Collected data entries
* * * * * * * * *

-        if (lazy.z) rz[it] = *reinterpret_cast<const f32x4*>(lazy.z + off);
-      }
-    }
-    for (int s = (CB == 16 ? wv : 0); s < NSTEP; s += (CB == 16 ? 4 : 1)) {
-      const int p0 = 32 * s + 8 * g;
-      const int r = p0 / WDO, c0 = p0 % WDO;
-      bf16x8 a[3];
-#pragma unroll
-      for (int t = 0; t < 3; t++) {
-        const __bf16* pa = Di[t] + (p0 + q) * CB + cob * 16 + pcol;
-        a[t] = join8(tr_read(pa), tr_read(pa + 4 * CB));
-      }
-#pragma unroll
-      for (int tap = 0; tap < NT; tap++) {
-        const int ky = tap / KS, kx = tap % KS;
-        bf16x8 b[3];
+        if (i < M4) {
+          bf16x4 h4, m4, l4;
+          f32x4 dv = rd[st][it];
+          if (lazy.z) dv = la * (dv - lk0 - (rz[st][it] - lm) * li * lk1);
+#pragma unroll
+          for (int e = 0; e < 4; e++) {
+            const float v = dv[e];
+            const __bf16 hi = (__bf16)v;
+            const float r1 = v - (float)hi;
+            const __bf16 mi = (__bf16)r1;
+            h4[e] = hi; m4[e] = mi; l4[e] = (__bf16)(r1 - (float)mi);
+          }
+          const int o = (i / C4) * CB + 4 * (i % C4);
+          *reinterpret_cast<bf16x4*>(Di[0] + o) = h4;
+          *reinterpret_cast<bf16x4*>(Di[1] + o) = m4;
+          *reinterpret_cast<bf16x4*>(Di[2] + o) = l4;
+        }
+      }
+      __syncthreads();
+      const int nxt = tile + PF;
+      if (nxt < t_end) {
+        const int row0_ = nxt * TR;
+        const int img_lo_ = (row0_ / H) * (H * S), img_hi_ = img_lo_ + H * S;
+        xpad[st] = 0;
+#pragma unroll
+        for (int it = 0; it < NIX; it++) {
+          const int i = tid + 256 * it;
+          const int c4 = i % C4, col = (i / C4) % LW, lr = i / (C4 * LW);
+          const int grow = KS == 3 ? row0_ * S - 1 + lr : (row0_ + lr) * S;
+          const int gcol = KS == 3 ? col - 1 : col * S;
+          const bool ok = i < N4 && gcol >= 0 && gcol < WDI && grow >= img_lo_ && grow < img_hi_;
+          const int64_t off = ok ? ((int64_t)grow * WDI + gcol) * CIN + bj * CB + 4 * c4 : 0;
+          rx[st][it] = fetch_act_raw<XB>(x, off);
+          if (!ok) xpad[st] |= 1u << it;
+        }
+#pragma unroll
+        for (int it = 0; it < NID; it++) {
+          const int i = tid + 256 * it;
+          const int64_t off = i < M4 ? ((int64_t)row0_ * WDO + i / C4) * COUT + bi * CB + 4 * (i % C4) : 0;
+          rd[st][it] = *reinterpret_cast<const f32x4*>(dy + off);
+          if (lazy.z) rz[st][it] = *reinterpret_cast<const f32x4*>(lazy.z + off);
+        }
+      }
+      for (int s = (CB == 16 ? wv : 0); s < NSTEP; s += (CB == 16 ? 4 : 1)) {
+        const int p0 = 32 * s + 8 * g;
+        const int r = p0 / WDO, c0 = p0 % WDO;
+        bf16x8 a[3];
 #pragma unroll
         for (int t = 0; t < 3; t++) {
-          const __bf16* pb = Xi[t] + (KS == 3 ? ((r * S + ky) * LW + ((c0 + q) * S + kx)) : (r * LW + c0 + q)) * CB +
-                             cib * 16 + pcol;
-          b[t] = join8(tr_read(pb), tr_read(pb + 4 * (KS == 3 ? S : 1) * CB));
+          const __bf16* pa = Di[t] + (p0 + q) * CB + cob * 16 + pcol;
+          a[t] = join8(tr_read(pa), tr_read(pa + 4 * CB));
         }
-        f32x4 v = acc[tap];
-        v = __builtin_amdgcn_mfma_f32_16x16x32_bf16(a[1], b[1], v, 0, 0, 0);
-        if (xb == 0) v = __builtin_amdgcn_mfma_f32_16x16x32_bf16(a[0], b[2], v, 0, 0, 0);
-        v = __builtin_amdgcn_mfma_f32_16x16x32_bf16(a[2], b[0], v, 0, 0, 0);
-        v = __builtin_amdgcn_mfma_f32_16x16x32_bf16(a[0], b[1], v, 0, 0, 0);
-        v = __builtin_amdgcn_mfma_f32_16x16x32_bf16(a[1], b[0], v, 0, 0, 0);
-        v = __builtin_amdgcn_mfma_f32_16x16x32_bf16(a[0], b[0], v, 0, 0, 0);
-        acc[tap] = v;
+#pragma unroll
+        for (int tap = 0; tap < NT; tap++) {
+          const int ky = tap / KS, kx = tap % KS;
+          bf16x8 b[NXP];
+#pragma unroll
+          for (int t = 0; t < NXP; t++) {
+            const __bf16* pb = Xi[t] + (KS == 3 ? ((r * S + ky) * LW + ((c0 + q) * S + kx)) : (r * LW + c0 + q)) * CB +
+                               cib * 16 + pcol;
+            b[t] = join8(tr_read(pb), tr_read(pb + 4 * (KS == 3 ? S : 1) * CB));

* * * * * * * * *

• **Exercise goal**
Transcribe all records exactly as written.

• **Output for this task**
-        if (lazy.z) rz[it] = *reinterpret_cast<const f32x4*>(lazy.z + off);
-      }
-    }
-    for (int s = (CB == 16 ? wv : 0); s < NSTEP; s += (CB == 16 ? 4 : 1)) {
-      const int p0 = 32 * s + 8 * g;
-      const int r = p0 / WDO, c0 = p0 % WDO;
-      bf16x8 a[3];
-#pragma unroll
-      for (int t = 0; t < 3; t++) {
-        const __bf16* pa = Di[t] + (p0 + q) * CB + cob * 16 + pcol;
-        a[t] = join8(tr_read(pa), tr_read(pa + 4 * CB));
-      }
-#pragma unroll
-      for (int tap = 0; tap < NT; tap++) {
-        const int ky = tap / KS, kx = tap % KS;
-        bf16x8 b[3];
+        if (i < M4) {
+          bf16x4 h4, m4, l4;
+          f32x4 dv = rd[st][it];
+          if (lazy.z) dv = la * (dv - lk0 - (rz[st][it] - lm) * li * lk1);
+#pragma unroll
+          for (int e = 0; e < 4; e++) {
+            const float v = dv[e];
+            const __bf16 hi = (__bf16)v;
+            const float r1 = v - (float)hi;
+            const __bf16 mi = (__bf16)r1;
+            h4[e] = hi; m4[e] = mi; l4[e] = (__bf16)(r1 - (float)mi);
+          }
+          const int o = (i / C4) * CB + 4 * (i % C4);
+          *reinterpret_cast<bf16x4*>(Di[0] + o) = h4;
+          *reinterpret_cast<bf16x4*>(Di[1] + o) = m4;
+          *reinterpret_cast<bf16x4*>(Di[2] + o) = l4;
+        }
+      }
+      __syncthreads();
+      const int nxt = tile + PF;
+      if (nxt < t_end) {
+        const int row0_ = nxt * TR;
+        const int img_lo_ = (row0_ / H) * (H * S), img_hi_ = img_lo_ + H * S;
+        xpad[st] = 0;
+#pragma unroll
+        for (int it = 0; it < NIX; it++) {
+          const int i = tid + 256 * it;
+          const int c4 = i % C4, col = (i / C4) % LW, lr = i / (C4 * LW);
+          const int grow = KS == 3 ? row0_ * S - 1 + lr : (row0_ + lr) * S;
+          const int gcol = KS == 3 ? col - 1 : col * S;
+          const bool ok = i < N4 && gcol >= 0 && gcol < WDI && grow >= img_lo_ && grow < img_hi_;
+          const int64_t off = ok ? ((int64_t)grow * WDI + gcol) * CIN + bj * CB + 4 * c4 : 0;
+          rx[st][it] = fetch_act_raw<XB>(x, off);
+          if (!ok) xpad[st] |= 1u << it;
+        }
+#pragma unroll
+        for (int it = 0; it < NID; it++) {
+          const int i = tid + 256 * it;
+          const int64_t off = i < M4 ? ((int64_t)row0_ * WDO + i / C4) * COUT + bi * CB + 4 * (i % C4) : 0;
+          rd[st][it] = *reinterpret_cast<const f32x4*>(dy + off);
+          if (lazy.z) rz[st][it] = *reinterpret_cast<const f32x4*>(lazy.z + off);
+        }
+      }
+      for (int s = (CB == 16 ? wv : 0); s < NSTEP; s += (CB == 16 ? 4 : 1)) {
+        const int p0 = 32 * s + 8 * g;
+        const int r = p0 / WDO, c0 = p0 % WDO;
+        bf16x8 a[3];
 #pragma unroll
         for (int t = 0; t < 3; t++) {
-          const __bf16* pb = Xi[t] + (KS == 3 ? ((r * S + ky) * LW + ((c0 + q) * S + kx)) : (r * LW + c0 + q)) * CB +
-                             cib * 16 + pcol;
-          b[t] = join8(tr_read(pb), tr_read(pb + 4 * (KS == 3 ? S : 1) * CB));
+          const __bf16* pa = Di[t] + (p0 + q) * CB + cob * 16 + pcol;
+          a[t] = join8(tr_read(pa), tr_read(pa + 4 * CB));
         }
-        f32x4 v = acc[tap];
-        v = __builtin_amdgcn_mfma_f32_16x16x32_bf16(a[1], b[1], v, 0, 0, 0);
-        if (xb == 0) v = __builtin_amdgcn_mfma_f32_16x16x32_bf16(a[0], b[2], v, 0, 0, 0);
-        v = __builtin_amdgcn_mfma_f32_16x16x32_bf16(a[2], b[0], v, 0, 0, 0);
-        v = __builtin_amdgcn_mfma_f32_16x16x32_bf16(a[0], b[1], v, 0, 0, 0);
-        v = __builtin_amdgcn_mfma_f32_16x16x32_bf16(a[1], b[0], v, 0, 0, 0);
-        v = __builtin_amdgcn_mfma_f32_16x16x32_bf16(a[0], b[0], v, 0, 0, 0);
-        acc[tap] = v;
+#pragma unroll
+        for (int tap = 0; tap < NT; tap++) {
+          const int ky = tap / KS, kx = tap % KS;
+          bf16x8 b[NXP];
+#pragma unroll
+          for (int t = 0; t < NXP; t++) {
+            const __bf16* pb = Xi[t] + (KS == 3 ? ((r * S + ky) * LW + ((c0 + q) * S + kx)) : (r * LW + c0 + q)) * CB +
+                               cib * 16 + pcol;
+            b[t] = join8(tr_read(pb), tr_read(pb + 4 * (KS == 3 ? S : 1) * CB));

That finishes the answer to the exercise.